Homepage » Brexit » Euro to Pound Exchange Rate Forecast: Can EUR/GBP Recover This Week’s Losses?

Euro to Pound Exchange Rate Forecast: Can EUR/GBP Recover This Week’s Losses?

Euro to Pound Exchange Rate on Track for Second Week of Losses despite UK Uncertainties

Despite concerns about the Bank of England’s (BoE) cautious outlook and uncertainties about how the Brexit process is unfolding, the Euro to Pound (EUR/GBP) exchange rate is on track to see its second consecutive week of losses.

EUR/GBP slipped from 0.8848 to 0.8821 last week and so far this week has tumbled by almost a cent. On Thursday morning, EUR/GBP touched on a low of 0.8717 – its worst level since April.

Given the lack of notable Eurozone data due for publication before the end of the week, it’s unlikely that the Euro (EUR) will see a boost in demand or mount a recovery versus the Pound (GBP) by Friday.

While EUR/GBP trended slightly above its worst levels at the time of writing, the pair remained weak due to broad weakness in the Euro, caused by news that Eurozone inflation had slowed in April.

Euro (EUR) Exchange Rates Pressured by Inflation and Political Concerns

Eurozone data published over the last week has left investors expecting that Eurozone inflation is still too subdued to support tighter monetary policy from the European Central Bank (ECB) any time soon.

ECB officials have remained optimistic about the Eurozone’s growth outlook, but have played down the chances of monetary policy being tightened in the next year amid the bloc’s slower than expected inflation.

On Wednesday, data was published confirming that Eurozone inflation slowed from 1% to 0.3% month-on-month in April as expected. The yearly figure slipped from 1.3% to 1.2% as projected, and the core inflation figure fell from 1% to the predicted 0.7%.

As well as cautiousness over inflation, the Euro has been under pressure due to renewed political uncertainty in Italy.

Two Italian populist parties, the 5-Star Movement and the League Party, appeared to be closer to reaching a coalition deal.

A report emerged on Wednesday that the parties may ask the European Central Bank to write off 250b Euros of debt, which caused some uncertainty in markets and left the Euro unappealing.

Pound (GBP) Exchange Rates Supported by Customs Union Hopes

While Brexit uncertainties kept the Pound from holding its best levels against the Euro on Thursday, a report suggesting that Britain could remain in an EU customs union following Brexit made Sterling more appealing.

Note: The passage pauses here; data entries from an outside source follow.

constexpr int kMeInFlight = 4;
constexpr int kMeOrdBits = 12;
__device__ __forceinline__ void run_me_searches(Shared &sh, CParams &p, const MeReq *list, int count, uint32_t *bsad, uint32_t *bmv, int r0n PROF_PARAM) {
    const int lane = threadIdx.x;
    const int sub  = (p.cfg.me_search_method == 0);
    const int nrow = sub ? 4 : 8, rstep = sub ? 2 : 1;
    const int g = lane >> 4, pu = lane & 15;
    const int bx = (pu & 1) | ((pu >> 1) & 2), by = ((pu >> 1) & 1) | ((pu >> 2) & 2);
    const uint8_t *srow = &LDS(sh.src64)[bx * 16];
    for (int mi = 0; mi < count; mi++) {
        MeReq m;
        {
            const MeReq &mm = list[mi];
            m.pix0 = uni_ptr(mm.pix0); m.stride = uni(mm.stride);
            m.ox = (int16_t)uni((uint32_t)mm.ox); m.oy = (int16_t)uni((uint32_t)mm.oy); m.sa_w = (int16_t)uni((uint32_t)mm.sa_w); m.sa_h = (int16_t)uni((uint32_t)mm.sa_h);
            m.li = (uint8_t)uni(mm.li); m.ri = (uint8_t)uni(mm.ri); m.probe = 0; m.pad = 0;
            m.min_x = (int16_t)uni((uint32_t)mm.min_x); m.max_x = (int16_t)uni((uint32_t)mm.max_x); m.min_y = (int16_t)uni((uint32_t)mm.min_y); m.max_y = (int16_t)uni((uint32_t)mm.max_y);
        }
        u64 b8[4] = {~0ull, ~0ull, ~0ull, ~0ull}, b16 = ~0ull, b32 = ~0ull, b64 = ~0ull;
        const int W = m.sa_w, H = m.sa_h;
        int       tw = W, th = H;
        auto me_pitch = [](int shift, int ww) { return ((shift + ww - 1 + 64 + 15) & ~15) + 16; };
        auto wbytes = [&](int ww, int hh) { return (uint32_t)me_pitch(0, ww) * (uint32_t)(hh - 1 + 64); };
        while (th > 1 && (wbytes(tw, th) > (uint32_t)kWinBytes || tw * th > (1 << kMeOrdBits))) th = (th + 1) >> 1;
        while (tw > 8 && (wbytes(tw, th) > (uint32_t)kWinBytes || tw * th > (1 << kMeOrdBits))) tw = ((tw >> 1) + 7) & ~7;
        for (int y0 = 0; y0 < H; y0 += th)
            for (int x0 = 0; x0 < W; x0 += tw) {
                const int w = imin(tw, W - x0), h = imin(th, H - y0);
                const uint8_t *gwin  = m.pix0 + (m.ox + x0) + (long long)(m.oy + y0) * m.stride;
                const int pitch = me_pitch(0, w);
                const int rows        = h - 1 + 64;
                const int vec_per_row = pitch >> 4;
                const float vpr_rcp   = rcp_of((uint32_t)vec_per_row);
                wave_sync();
                const int wx0 = m.ox + x0, wy0 = m.oy + y0;
                if (m.ox + x0 >= m.min_x && m.ox + x0 + w - 1 + 63 <= m.max_x && wy0 >= m.min_y && wy0 + rows - 1 <= m.max_y) {
                    const int nvec = vec_per_row * rows;
                    for (int b0 = 0; b0 < nvec; b0 += kMeInFlight * kThreads) {
                        const int base = b0 + lane;
                        int  k[kMeInFlight];
                        V4   v[kMeInFlight];
#pragma unroll
                        for (int j = 0; j < kMeInFlight; j++) {
                            if (b0 + j * kThreads < nvec) {
                                k[j] = imin(base + j * kThreads, nvec - 1);
                                const int row = (int)div_by_rcp((uint32_t)k[j], vpr_rcp), c = k[j] - row * vec_per_row;
                                const V4U q4 = *reinterpret_cast<GV4U *>(reinterpret_cast<uintptr_t>(gwin + (long long)row * m.stride + c * 16));
                                v[j] = V4{q4.x, q4.y, q4.z, q4.w};
                            }
                        }
#pragma unroll
                        for (int j = 0; j < kMeInFlight; j++)
                            if (b0 + j * kThreads < nvec) *reinterpret_cast<V4 *>(&LDS(sh.win)[k[j] * 16]) = v[j];
                    }
                } else {
                    stage_clamped(LDS(sh.win), m.pix0, m.stride, m.min_x, m.max_x, m.min_y, m.max_y, wx0, wy0, pitch, rows);
                }
                wave_sync();
                PROF(46);
                const int ng = (w + 3) >> 2;
                uint32_t k8[4] = {~0u, ~0u, ~0u, ~0u}, k16 = ~0u, k32 = ~0u, k64 = ~0u;
                const int kshift = kMeOrdBits + sub;
                for (int y = 0; y < h; y += 4) {
                    const bool live = y + g < h;
                    const int  yy   = live ? y + g : h - 1;
                    const uint8_t *wrow = &LDS(sh.win)[(yy + by * 16) * pitch + bx * 16];
                    const uint32_t ord0 = (uint32_t)(yy * w);
                    for (int gq = 0; gq < ng; gq++) {
                        const uint8_t *wp = wrow + 4 * gq;
                        u64 acc[4] = {0, 0, 0, 0};
#pragma unroll
                        for (int half = 0; half < 2; half++)
#pragma unroll
                            for (int k = 0; k < 8; k++) {
                                if (k < nrow) {
                                    const int r = 8 * half + k * rstep;
                                    const uint32_t *wr = reinterpret_cast<const uint32_t *>(wp + r * pitch);
                                    const uint32_t d0 = wr[0], d1 = wr[1], d2 = wr[2], d3 = wr[3], d4 = wr[4];
                                    const uint4 sv = *reinterpret_cast<const uint4 *>(srow + ((by * 16 + r) >> sh.cshift) * kSrc64Pitch);
                                    acc[2 * half] = __builtin_amdgcn_qsad_pk_u16_u8(((u64)d1 << 32) | d0, sv.x, acc[2 * half]);
                                    acc[2 * half] = __builtin_amdgcn_qsad_pk_u16_u8(((u64)d2 << 32) | d1, sv.y, acc[2 * half]);
                                    acc[2 * half + 1] = __builtin_amdgcn_qsad_pk_u16_u8(((u64)d3 << 32) | d2, sv.z, acc[2 * half + 1]);
                                    acc[2 * half + 1] = __builtin_amdgcn_qsad_pk_u16_u8(((u64)d4 << 32) | d3, sv.w, acc[2 * half + 1]);
                                }
                            }
#pragma unroll
                        for (int i = 0; i < 4; i++) {
                            const int x = 4 * gq + i;
                            uint32_t v8[4];
#pragma unroll
                            for (int j = 0; j < 4; j++) v8[j] = (uint32_t)((acc[j] >> (16 * i)) & 0xFFFF);
                            const uint32_t v16 = (v8[0] + v8[1]) + (v8[2] + v8[3]);
                            const uint32_t v32 = quad_sum(v16);
                            const uint32_t v64 = row16_sum_of_quads(v32);
                            if (x < w && live) {
                                const uint32_t ord = ord0 + (uint32_t)x;
#pragma unroll
                                for (int j = 0; j < 4; j++) k8[j] = umin32(k8[j], (v8[j] << kshift) | ord);
                                k16 = umin32(k16, (v16 << kshift) | ord);
                                k32 = umin32(k32, (v32 << kshift) | ord);
                                k64 = umin32(k64, (v64 << kshift) | ord);
                            }
                        }
                    }
                }
                PROF(47);
                const float w_rcp = rcp_of((uint32_t)w);
                auto fold = [&](u64 &best, uint32_t k) {
                    k = umin32(k, (uint32_t)__shfl_xor((int)k, 16, 64));
                    k = umin32(k, (uint32_t)__shfl_xor((int)k, 32, 64));
                    if (k != ~0u) {
                        const uint32_t ordl = k & ((1u << kMeOrdBits) - 1u), ty = div_by_rcp(ordl, w_rcp), tx = ordl - ty * (uint32_t)w;
                        upd(best, k >> kMeOrdBits, (uint32_t)((y0 + (int)ty) * W + (x0 + (int)tx)));
                    }
                };
#pragma unroll
                for (int j = 0; j < 4; j++) fold(b8[j], k8[j]);
                fold(b16, k16); fold(b32, k32); fold(b64, k64);
            }
        uint32_t *rs_ = bsad + ((m.li ? r0n : 0) + m.ri) * 85, *rm_ = bmv + ((m.li ? r0n : 0) + m.ri) * 85;
        auto merge = [&](int n, u64 k) {
            const uint32_t sad = (uint32_t)(k >> 32);
            if (k != ~0ull && sad < rs_[n]) {
                const uint32_t ord = (uint32_t)k;
                const int      yy = (int)(ord / (uint32_t)W), xx = (int)(ord - (uint32_t)yy * (uint32_t)W);
                rs_[n] = sad;
                rm_[n] = ((uint32_t)(m.oy + yy) << 16) | (uint16_t)(m.ox + xx);
            }
        };
        if (g == 0) {
#pragma unroll
            for (int j = 0; j < 4; j++) merge(21 + 4 * pu + j, b8[j]);
            merge(5 + pu, b16);
            if ((pu & 3) == 0) merge(1 + (pu >> 2), b32);
            if (pu == 0) merge(0, b64);
        }
        wave_sync();
    }
}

The UK government dismissed the report, which caused Sterling to slip from its best levels. Still, speculation over the possibility of Britain remaining in an EU customs union kept Sterling buoyed.

Sterling has also been able to gain against a weaker Euro thanks to a solid UK jobs report earlier in the week.

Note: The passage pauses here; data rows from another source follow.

@@ -91,11 +114,14 @@
             u32 const p = bitPos + incl - nb;
             u32 widx = p >> 5, nacc = p & 31u, first = 1;
             u64 acc = 0;
+            uint4 c = cache[32u + lane];
 #pragma unroll
             for (int k = 15; k >= 0; k--) {
-                u32 const e = ((u32)k >= kLo && (u32)k < kHi) ? enc[(w[k >> 2] >> (8u * (k & 3u))) & 0xFFu] : 0u;
-                acc |= (u64)(e & 0xFFFFu) << nacc;
-                nacc += e >> 16;
+                if (k == 7) c = cache[lane];
+                u32 const cw = (k & 4) ? ((k & 2) ? c.w : c.z) : ((k & 2) ? c.y : c.x);
+                u32 const e = (k & 1) ? cw >> 16 : cw & 0xFFFFu;
+                acc |= (u64)(e & 0xFFFu) << nacc;
+                nacc += e >> 12;
                 if (k & 1) continue;
                 bool const full = nacc >= 32u;
                 u32* const wp = win + widx % LIT_WIN;
@@ -125,7 +151,7 @@
 zb_literals_kernel(const ZbBlock* __restrict__ blocks, ZbParams prm, ZbStrides sd, const ZbDictEntropy* __restrict__ deAll,
                    const ZbDictSlot* __restrict__ dicts, const u8* __restrict__ lits, u8* __restrict__ body, ZbBlockMeta* __restrict__ meta)
 {
-    __shared__ __align__(16) u32 whist[LIT_WARPS][256];
+    __shared__ __align__(16) u32 whist[LIT_WARPS][512];
     __shared__ ZbdHufWksp wk;
     __shared__ u32 count[256];
     __shared__ u32 enc[256];
@@ -138,6 +164,9 @@
     u32 const b = blockIdx.x;
     ZbBlockMeta const m = meta[b];
     if (m.forceRaw) return;
+#ifdef ZB_ENTROPY_CLOCKS
+    zb_clk_begin(&g_litClocks);
+#endif
     u32 const n = m.litSize;
     const u8* const lit = lits + (size_t)b * sd.lit;
     u8* const out = body + (size_t)b * sd.body;
@@ -169,6 +198,7 @@
         }
     }
     if (mode == MODE_HUF) zb_hist256(lit, n, whist, count);
+    ZB_CLK(1);
     if (mode == MODE_HUF && !usePrev) {
         zb_hist_stats(count, red, &sh_largest, &sh_maxSym);
         u32 const largest = sh_largest;
@@ -181,11 +211,13 @@
         if (__syncthreads_or(bad) || de->hufMaxSymbol < sh_maxSym) repeat = 0u;
     }
     if (mode == MODE_HUF && !usePrev && preferRepeat && repeat != 0u) usePrev = true;
+    ZB_CLK_SYNC(); ZB_CLK(2);
     if (mode == MODE_HUF && !usePrev) {
         u32 const maxSym = sh_maxSym;
         u32 const huffLog = zbd_fse_optimalTableLog(11, n, maxSym, 1);
         u32 const maxBits = zbc_huf_build<LIT_THREADS>(&wk, count, maxSym, huffLog, enc);
         u32 const hSizeNew = (maxBits == ZBD_ERR) ? ZBD_ERR : zbc_huf_writeHeader<LIT_THREADS>(&wk, hdr, enc, maxSym, maxBits, &sh_hSize);
+        ZB_CLK(7);
         if (tid == 0) {
             u32 md = MODE_HUF, hSize = 0, prev = 0;
             if (hSizeNew == ZBD_ERR) md = MODE_RAW;
@@ -203,10 +235,11 @@
         __syncthreads();
         mode = sh_mode;
         usePrev = sh_usePrev != 0u;
+        ZB_CLK(8);
     }
     if (mode == MODE_HUF && usePrev) {
         __syncthreads();
-        for (u32 sym = tid; sym < 256u; sym += LIT_THREADS) enc[sym] = de->hufEnc[sym];
+        for (u32 sym = tid; sym < 256u; sym += LIT_THREADS) { u32 const h = de->hufEnc[sym]; enc[sym] = h | ((h >> 16) << 12); }
         if (tid == 0) sh_hSize = 0;
         __syncthreads();
     }
@@ -239,6 +272,8 @@
             if (!__syncthreads_or(diff)) mode = MODE_RLE;
         }
     }
+    ZB_CLK_SYNC(); ZB_CLK(9);
+    ZB_CLK_TAG(mode | (usePrev ? 4u : 0u) | (nbStreams << 4));
 
     if (mode == MODE_RAW) {
         u32 const flSize = 1u + (n > 31u) + (n > 4095u);
@@ -249,6 +284,7 @@
             meta[b].litSecSize = flSize + n;
         }
         for (u32 i = tid; i < n; i += LIT_THREADS) out[flSize + i] = lit[i];
+        ZB_CLK_SYNC(); ZB_CLK(15);
         return;
     }
     if (mode == MODE_RLE) {
@@ -260,6 +296,7 @@
             out[flSize] = lit[0];
             meta[b].litSecSize = flSize + 1u;
         }
+        ZB_CLK(15);
         return;
     }
 
@@ -267,7 +304,7 @@
 #pragma unroll
     for (u32 k = 0; k < 4u; k++) { sOff += k < warp ? streamSize[k] : 0u; sSize = k == warp ? streamSize[k] : sSize; }
     u32* const ow = reinterpret_cast<u32*>(out);
-    for (u32 i = tid; i < LIT_WARPS * 256u; i += LIT_THREADS) (&whist[0][0])[i] = 0u;
+    for (u32 i = tid; i < LIT_WARPS * LIT_WIN; i += LIT_THREADS) whist[i / LIT_WIN][i % LIT_WIN] = 0u;
     if (warp < nbStreams && lane == 0) { ow[sOff >> 2] = 0u; ow[(sOff + sSize - 1u) >> 2] = 0u; }
     __syncthreads();
     if (tid == 0) {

The job market stats confirmed that UK wages were edging above inflation, and a larger number of new jobs were made than forecast too.

Euro to Pound (EUR/GBP) Forecast: Central Bank Speculation Remains Key

High ranking European Central Bank (ECB) and Bank of England (BoE) officials will be holding speeches before the end of the week.

Amid a lack of major Eurozone or UK datasets due for publication before next week, comments from central bank officials are most likely to drive the Euro to Pound (EUR/GBP) exchange rate’s movement instead.

If ECB Vice President Vitor Constancio continues to play down the chances of tighter monetary policy from the bank in his speeches, the Euro is unlikely to see stronger demand before the end of the week.

However, the Euro could see slightly stronger demand on Friday if the Eurozone’s March trade surplus report is surprisingly optimistic.

Bank of England policymaker Andy Haldane will hold a speech too. The Pound could strengthen if he is surprisingly optimistic about Britain’s economy, but Sterling investors may be more focused on Brexit developments regardless.

For example, any news suggesting that the UK could indeed remain in an EU customs union or form a new one post-Brexit is likely to push the Euro to Pound (EUR/GBP) exchange rate even lower.